WHAT IS REQUIRED >> Work out the number of lines in the records that include the word "false"; reply with that number alone.

WORKING DATA >>
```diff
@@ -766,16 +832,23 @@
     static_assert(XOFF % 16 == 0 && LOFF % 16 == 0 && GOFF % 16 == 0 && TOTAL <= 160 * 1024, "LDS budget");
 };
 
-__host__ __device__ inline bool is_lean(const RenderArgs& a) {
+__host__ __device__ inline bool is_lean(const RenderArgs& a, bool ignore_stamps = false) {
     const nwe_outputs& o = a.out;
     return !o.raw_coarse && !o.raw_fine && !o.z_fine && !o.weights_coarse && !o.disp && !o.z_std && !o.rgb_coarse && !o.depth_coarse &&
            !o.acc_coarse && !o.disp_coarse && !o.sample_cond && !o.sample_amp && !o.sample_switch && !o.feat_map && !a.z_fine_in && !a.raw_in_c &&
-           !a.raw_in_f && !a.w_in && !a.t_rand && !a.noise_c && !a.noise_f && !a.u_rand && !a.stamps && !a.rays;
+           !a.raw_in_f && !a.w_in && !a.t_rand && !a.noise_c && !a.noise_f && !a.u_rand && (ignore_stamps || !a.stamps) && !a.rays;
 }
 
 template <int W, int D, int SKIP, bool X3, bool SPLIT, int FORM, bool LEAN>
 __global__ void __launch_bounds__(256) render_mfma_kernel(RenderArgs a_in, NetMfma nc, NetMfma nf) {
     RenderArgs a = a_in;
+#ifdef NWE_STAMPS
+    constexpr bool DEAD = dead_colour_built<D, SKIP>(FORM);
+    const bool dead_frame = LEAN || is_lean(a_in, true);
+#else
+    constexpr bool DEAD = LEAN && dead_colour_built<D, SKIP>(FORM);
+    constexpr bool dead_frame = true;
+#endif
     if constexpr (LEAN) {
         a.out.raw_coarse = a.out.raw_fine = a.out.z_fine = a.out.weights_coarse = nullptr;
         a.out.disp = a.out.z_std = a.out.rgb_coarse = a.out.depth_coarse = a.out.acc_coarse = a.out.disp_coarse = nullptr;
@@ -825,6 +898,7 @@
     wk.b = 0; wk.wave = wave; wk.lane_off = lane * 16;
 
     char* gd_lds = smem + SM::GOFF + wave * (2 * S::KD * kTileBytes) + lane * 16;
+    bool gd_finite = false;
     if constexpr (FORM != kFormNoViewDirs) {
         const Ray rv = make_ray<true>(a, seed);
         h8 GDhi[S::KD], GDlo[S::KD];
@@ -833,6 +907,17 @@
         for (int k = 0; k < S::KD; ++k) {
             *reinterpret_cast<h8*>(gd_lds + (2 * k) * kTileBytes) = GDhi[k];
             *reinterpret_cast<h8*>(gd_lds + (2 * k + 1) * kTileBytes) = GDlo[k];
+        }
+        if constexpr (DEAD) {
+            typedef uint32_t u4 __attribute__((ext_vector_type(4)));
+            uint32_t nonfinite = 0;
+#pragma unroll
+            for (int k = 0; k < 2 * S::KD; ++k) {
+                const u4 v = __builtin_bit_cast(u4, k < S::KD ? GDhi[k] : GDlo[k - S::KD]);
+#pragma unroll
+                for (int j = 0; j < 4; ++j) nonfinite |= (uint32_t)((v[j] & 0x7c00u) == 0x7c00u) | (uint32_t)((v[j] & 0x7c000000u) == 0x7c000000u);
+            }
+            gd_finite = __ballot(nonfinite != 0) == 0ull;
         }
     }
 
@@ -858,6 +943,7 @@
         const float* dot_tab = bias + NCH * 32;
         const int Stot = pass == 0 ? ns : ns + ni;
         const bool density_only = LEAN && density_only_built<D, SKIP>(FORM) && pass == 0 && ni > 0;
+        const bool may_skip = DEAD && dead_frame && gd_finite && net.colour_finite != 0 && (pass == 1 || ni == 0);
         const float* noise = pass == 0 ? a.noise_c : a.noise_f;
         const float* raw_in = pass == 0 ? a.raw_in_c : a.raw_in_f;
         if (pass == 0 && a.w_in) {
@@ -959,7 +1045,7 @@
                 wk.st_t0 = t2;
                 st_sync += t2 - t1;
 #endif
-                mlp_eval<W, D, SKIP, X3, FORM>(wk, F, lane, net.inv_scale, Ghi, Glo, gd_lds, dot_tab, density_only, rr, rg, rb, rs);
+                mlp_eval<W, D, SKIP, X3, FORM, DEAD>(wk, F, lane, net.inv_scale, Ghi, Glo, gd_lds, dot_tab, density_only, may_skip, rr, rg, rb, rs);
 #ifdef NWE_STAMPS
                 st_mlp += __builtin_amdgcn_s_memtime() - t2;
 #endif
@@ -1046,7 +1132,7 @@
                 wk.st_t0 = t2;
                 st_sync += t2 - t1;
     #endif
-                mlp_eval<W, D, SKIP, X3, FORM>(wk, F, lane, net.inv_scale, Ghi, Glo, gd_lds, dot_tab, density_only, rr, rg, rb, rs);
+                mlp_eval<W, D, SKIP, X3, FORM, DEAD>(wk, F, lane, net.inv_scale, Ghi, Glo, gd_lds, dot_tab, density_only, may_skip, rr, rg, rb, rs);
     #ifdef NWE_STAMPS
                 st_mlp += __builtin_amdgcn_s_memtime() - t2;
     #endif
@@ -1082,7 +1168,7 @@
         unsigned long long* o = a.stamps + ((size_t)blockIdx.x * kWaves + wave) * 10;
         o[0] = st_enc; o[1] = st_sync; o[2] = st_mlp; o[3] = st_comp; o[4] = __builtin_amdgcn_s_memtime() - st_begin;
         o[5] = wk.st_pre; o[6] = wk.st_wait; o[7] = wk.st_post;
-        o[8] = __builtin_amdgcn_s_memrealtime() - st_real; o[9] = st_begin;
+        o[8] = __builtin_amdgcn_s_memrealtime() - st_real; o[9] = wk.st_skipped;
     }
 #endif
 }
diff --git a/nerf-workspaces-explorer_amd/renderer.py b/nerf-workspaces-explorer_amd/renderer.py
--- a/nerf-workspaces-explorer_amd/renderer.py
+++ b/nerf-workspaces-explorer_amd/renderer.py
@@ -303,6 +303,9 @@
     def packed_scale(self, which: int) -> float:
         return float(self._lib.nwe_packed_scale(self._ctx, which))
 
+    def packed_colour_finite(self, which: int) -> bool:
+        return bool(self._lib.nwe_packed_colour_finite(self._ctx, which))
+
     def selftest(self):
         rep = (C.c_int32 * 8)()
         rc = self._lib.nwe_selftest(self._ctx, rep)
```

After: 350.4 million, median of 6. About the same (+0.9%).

PROBLEM SOLUTION >> 2